El foro mostró también que no existen hoy condiciones para mejorar significativa mente esa relación por dos motivos fundamentales: no hay una visión estratégica de desarrollo a largo plazo en México y mucho menos un posicionamiento respecto al nuevo mapa económico mundial; ni un marco de políticas e instrumentos de fomento sectorial y regional.

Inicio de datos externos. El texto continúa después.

Rewrites the fused accumulate/L0 kernel so both block roles run a single loop calling a generalized XYZZ mixed-add. That add optionally treats the second operand as full XYZZ by scaling with its zz/zzz. The aim is to remove divergent code paths and code-size/register pressure from inlining two different routines into one kernel. The L0 path now pays extra field multiplications per add, and the shared loop adds branches on the role flag. A probe kernel and ABI entry are added to test the generalized add.

```diff
diff --git a/include/msm_mi355x.h b/include/msm_mi355x.h
--- a/include/msm_mi355x.h
+++ b/include/msm_mi355x.h
@@ -124,6 +124,7 @@
 int msm_device_count(void);
 int msm_valu_probe(int device, double out[4]);
 int msm_fp_form_ops(int device, int form, const uint32_t *in, size_t lanes, uint32_t *out);
+int msm_fp_madd_general_ops(int device, const uint32_t *in, size_t lanes, uint32_t *out);
 void msm_release_engine_cache(void);
 void msm_engine_cache_stats(size_t out[3]);
 size_t msm_set_engine_cache_limit(size_t bytes);
diff --git a/msm_blst_amd/csrc/abi.cpp b/msm_blst_amd/csrc/abi.cpp
--- a/msm_blst_amd/csrc/abi.cpp
+++ b/msm_blst_amd/csrc/abi.cpp
@@ -1302,6 +1302,17 @@
   }
 }
 
+int msm_fp_madd_general_ops(int device, const uint32_t *in, size_t lanes, uint32_t *out) {
+  if (!in || !out || !lanes) return fail(MSM_E_ARG, "bad in / out / lanes");
+  if (msm_device_count() <= device || device < 0) return fail(MSM_E_NODEV, "no such HIP device");
+  try {
+    madd_general_ops(device, in, lanes, out);
+    return MSM_OK;
+  } catch (const std::exception &e) {
+    return fail(MSM_E_HIP, e.what());
+  }
+}
+
 int msm_ctx_create(msm_ctx **ctx, int group, int device, int window_bits) {
   if (!ctx || (group != 1 && group != 2)) return fail(MSM_E_ARG, "bad ctx/group");
   if (msm_device_count() <= device || device < 0) return fail(MSM_E_NODEV, "no such HIP device");
diff --git a/msm_blst_amd/csrc/ches_kernels.hpp b/msm_blst_amd/csrc/ches_kernels.hpp
--- a/msm_blst_amd/csrc/ches_kernels.hpp
+++ b/msm_blst_amd/csrc/ches_kernels.hpp
@@ -497,15 +497,44 @@
                     const Xyzz<Fp> *__restrict__ l0src, const uint32_t *__restrict__ l0idx,
                     const uint32_t *__restrict__ l0starts, Xyzz<Fp> *__restrict__ l0dst, size_t l0out,
                     uint32_t l0blocks, int l0_last) {
+  typedef typename AccForm<1>::T CF;
   const uint32_t nacc = gridDim.x - l0blocks;
   const bool l0 = l0_last ? blockIdx.x >= nacc : blockIdx.x < l0blocks;
   const uint32_t b = l0 ? (l0_last ? blockIdx.x - nacc : blockIdx.x) : (l0_last ? blockIdx.x : blockIdx.x - l0blocks);
   const size_t t = (size_t)b * blockDim.x + threadIdx.x;
+  if (t >= (l0 ? l0out : nbuckets)) return;
+  const uint32_t *ip = l0idx;
+  uint32_t istr = 1, k = 0, end;
   if (l0) {
-    if (t < l0out) segsum_one<1>(l0src, l0idx, l0starts, l0dst, t);
-  } else if (t < nbuckets) {
-    accumulate_bucket<1>(S, pts, buckets, t);
-  }
+    k = l0starts[t], end = l0starts[t + 1];
+  } else {
+    const PayloadStream ps(S, (uint32_t)t);
+    ip = ps.p, istr = ps.stride, end = S.counts[t];
+  }
+  const uint8_t *base = l0 ? reinterpret_cast<const uint8_t *>(l0src) : reinterpret_cast<const uint8_t *>(pts);
+  const uint32_t esz = l0 ? (uint32_t)sizeof(Xyzz<Fp>) : (uint32_t)sizeof(PT);
+  auto element = [&](uint32_t j) {
+    const uint32_t e = ip ? ip[(size_t)j * istr] : j;
+    return e;
+  };
+  Xyzz<Fp> acc;
+  xyzz_set_inf(acc);
+  if (l0 && k < end) {
+    acc = ld16(reinterpret_cast<const Xyzz<Fp> *>(base + (size_t)element(k) * esz));
+    ++k;
+  }
+  bool fresh = false;
+  for (; k < end; ++k) {
+    const uint32_t e = element(k);
+    const uint8_t *row = base + (size_t)(e & 0x7fffffffu) * esz;
+    const Aff<Fp> p = ld16(reinterpret_cast<const Aff<Fp> *>(row));
+    if (f_is_zero_exact(p.x) && f_is_zero_exact(p.y)) continue;
+    const bool start = !l0 && xyzz_is_inf(acc);
+    xyzz_madd_general<Fp, CF, false>(acc, p, reinterpret_cast<const Xyzz<Fp> *>(row), !l0 && (e >> 31) != 0, fresh,
+                                     l0);
+    fresh = start;
+  }
+  st16(l0 ? &l0dst[t] : &buckets[S.order[t]], acc);
 }
 
 template <int G>
diff --git a/msm_blst_amd/csrc/ec.hpp b/msm_blst_amd/csrc/ec.hpp
--- a/msm_blst_amd/csrc/ec.hpp
+++ b/msm_blst_amd/csrc/ec.hpp
@@ -61,25 +61,47 @@
   r.x = X3;
 }
 
-template <class F, class CF = MulSplit>
-MSM_FN void xyzz_madd(Xyzz<F> &acc, const Aff<F> &p, bool neg, bool acc_affine = false) {
+template <class T>
+MSM_FN const T *ptr_again(const T *p) {
+#ifndef MSM_FP_HOST_TEST
+  asm volatile("" : "+v"(p));
+#endif
+  return p;
+}
+template <class F, class CF>
+MSM_FN void xyzz_madd_core(Xyzz<F> &acc, const F &x2, const F &y2in, const Xyzz<F> *b2, bool neg, bool acc_affine,
+                           bool general) {
   if (xyzz_is_inf(acc)) {
-    xyzz_from_aff(acc, p, neg);
-    return;
-  }
+    if (general) {
+      acc.x = x2, acc.y = y2in, acc.zzz = b2->zzz, acc.zz = b2->zz;
+    } else {
+      const Aff<F> p = {x2, y2in};
+      xyzz_from_aff(acc, p, neg);
+    }
+    return;
+  }
+  if (general) f_mul_bs(acc.x, acc.x, b2->zz, CF{});
   F y2, P, R, PP, PPP, t;
   if (neg) {
-    f_neg4(y2, p.y);
-  } else {
-    y2 = p.y;
+    f_neg4(y2, y2in);
+  } else {
+    y2 = y2in;
   }
   if (acc_affine) {
-    P = p.x;
+    P = x2;
     if (neg) f_nred(y2);
     R = y2;
   } else {
-    f_mul_bs(P, p.x, acc.zz, CF{});
+    f_mul_bs(P, x2, acc.zz, CF{});
     f_mul_bs(R, y2, acc.zzz, CF{});
+  }
+  if (general) {
+    const Xyzz<F> *b = ptr_again(b2);
+    const F zz2 = b->zz;
+    f_mul_bs(acc.zz, acc.zz, zz2, CF{});
+    const F zzz2 = b->zzz;
+    f_mul_bs(acc.y, acc.y, zzz2, CF{});
+    f_mul_bs(acc.zzz, acc.zzz, zzz2, CF{});
   }
   f_sub16(P, P, acc.x);
   f_sub4(R, R, acc.y);
@@ -115,6 +137,16 @@
   f_sub16(t, acc.x, X3);
   f_mul_sub(acc.y, t, R, acc.y, PPP, CF{});
   acc.x = X3;
+}
+template <class F, class CF = MulSplit>
+MSM_FN void xyzz_madd(Xyzz<F> &acc, const Aff<F> &p, bool neg, bool acc_affine = false) {
+  xyzz_madd_core<F, CF>(acc, p.x, p.y, nullptr, neg, acc_affine, false);
+}
+template <class F, class CF = MulSplit, bool TEST_INF = true>
+MSM_FN void xyzz_madd_general(Xyzz<F> &acc, const Aff<F> &xy, const Xyzz<F> *b, bool neg, bool acc_affine,
+                              bool general) {
+  if (TEST_INF && general && f_is_zero_exact(b->zz)) return;
+  xyzz_madd_core<F, CF>(acc, xy.x, xy.y, b, neg && !general, acc_affine && !general, general);
 }
 
 template <class F, class CF = MulSplit>
diff --git a/msm_blst_amd/csrc/engine.hpp b/msm_blst_amd/csrc/engine.hpp
--- a/msm_blst_amd/csrc/engine.hpp
+++ b/msm_blst_amd/csrc/engine.hpp
@@ -426,6 +426,7 @@
 
 void valu_probe(int device, double out[4]);
 void form_ops(int device, int form, const uint32_t *in, size_t lanes, uint32_t *out);
+void madd_general_ops(int device, const uint32_t *in, size_t lanes, uint32_t *out);
 template <int G>
 void test_field(int op, const uint64_t *a, const uint64_t *b, uint64_t *out, size_t n);
 template <int G>
diff --git a/msm_blst_amd/csrc/probe.hip b/msm_blst_amd/csrc/probe.hip
--- a/msm_blst_amd/csrc/probe.hip
+++ b/msm_blst_amd/csrc/probe.hip
@@ -86,6 +86,23 @@
   o[7] = q.x, o[8] = q.y, o[9] = q.zzz, o[10] = q.zz;
 }
 
+__global__ void __launch_bounds__(256) k_madd_general_ops(const Fp *__restrict__ in, Fp *__restrict__ out,
+                                                          size_t lanes) {
+  const size_t t = (size_t)blockIdx.x * blockDim.x + threadIdx.x;
+  if (t >= lanes) return;
+  const Fp *a = in + t * 8;
+  Fp *o = out + t * 8;
+  const Xyzz<Fp> *b = reinterpret_cast<const Xyzz<Fp> *>(a + 4);
+  Xyzz<Fp> q = {a[0], a[1], a[2], a[3]};
+  const Aff<Fp> xy = {a[4], a[5]};
+  if (!(f_is_zero_exact(xy.x) && f_is_zero_exact(xy.y))) xyzz_madd_general<Fp, MulChain, false>(q, xy, b, false, false, true);
+  o[0] = q.x, o[1] = q.y, o[2] = q.zzz, o[3] = q.zz;
+  q = {a[0], a[1], a[2], a[3]};
+  const Xyzz<Fp> bb = {a[4], a[5], a[6], a[7]};
+  xyzz_add<Fp, true, MulSplit>(q, bb);
+  o[4] = q.x, o[5] = q.y, o[6] = q.zzz, o[7] = q.zz;
+}
+
 template <class L>
 float best_ms(L launch) {
   hipEvent_t e0, e1;
@@ -176,4 +193,17 @@
   MSM_HIP_CHECK(hipMemcpy(out, obuf.p, lanes * 11 * sizeof(Fp), hipMemcpyDeviceToHost));
 }
 
-}
+void madd_general_ops(int device, const uint32_t *in, size_t lanes, uint32_t *out) {
+  DeviceGuard g(device);
+  DevBuf ibuf, obuf;
+  ibuf.ensure(lanes * 8 * sizeof(Fp));
+  obuf.ensure(lanes * 8 * sizeof(Fp));
+  MSM_HIP_CHECK(hipMemcpy(ibuf.p, in, lanes * 8 * sizeof(Fp), hipMemcpyHostToDevice));
+  hipLaunchKernelGGL(k_madd_general_ops, dim3((unsigned)((lanes + 255) / 256)), dim3(256), 0, 0, ibuf.as<Fp>(),
+                     obuf.as<Fp>(), lanes);
+  MSM_HIP_CHECK(hipGetLastError());
+  MSM_HIP_CHECK(hipDeviceSynchronize());
+  MSM_HIP_CHECK(hipMemcpy(out, obuf.p, lanes * 8 * sizeof(Fp), hipMemcpyDeviceToHost));
+}
+
+}
```

After: 455.7 million before, 454.0 million after. No clear change (-0.4%).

Mientras que un representante de PROMEXICO en la reunión seguía hablando de un acuerdo más de libre comercio con China para resolver nuestros problemas, el Embajador de China en México se refirió a la necesidad de construir un nuevo futuro de negocios y cooperación a partir de megaproyectos económicos conjuntos .
A mi pregunta sobre esos proyectos y la necesaria cooperación en educación, ciencia y tecnología, el Embajador me respondió que China veía la posibilidad de grandes proyectos productivos y sobretodo de infraestructura, subrayando el ámbito de la energía, las comunicaciones y los transportes. Destacó el potencial de trenes de gran velocidad que México necesita y donde China consiguió experiencia reciente. Reconoció también el carácter indispensable de la cooperación en recursos humanos, ciencia y tecnología.
He ahí el gran desafío. China, ha construido desde 1979 una nueva estrategia que le ha permitido crecer a una tasa acelerada y convertirse en la segunda economía mundial. Según Goldman Sachs logrará ser la primera en 2027 en dólares corrientes; según el FMI en 2016- a paridad de poder adquisitivo. En lo que no hay duda es en que China está afinando cada vez más sus estrategias regionales y globales, como lo señalan Joseph Nye de Harvard y el español Augusto Soto de la Fundación Elcano en artículos recientes.
Lo constata la creación en diciembre de dos fondos de inversiones para EEUU y la UE por 225 mil millones de EUROS, apoyados por sus reservas de 3.2 billones USD; el arrendamiento por 35 años del puerto de El Pireo; la compra de territorio en Islandia- patrón seguido ya en África y América Latina. Lo evidencian sus inversiones en infraestructura y los 60 foros sectoriales bilaterales en los EEUU.
En nuestra región China es ya el primer socio comercial de Brasil, Chile y Perú. Pocos notaron que fue la primera potencia en saludar a la naciente CELAC, (sin presencia extrarregional) y que se ha acercado ya a la Alianza del Pacífico de 5 países de AL.
A México le falta una estrategia de largo plazo, incluyendo a los EEUU y China.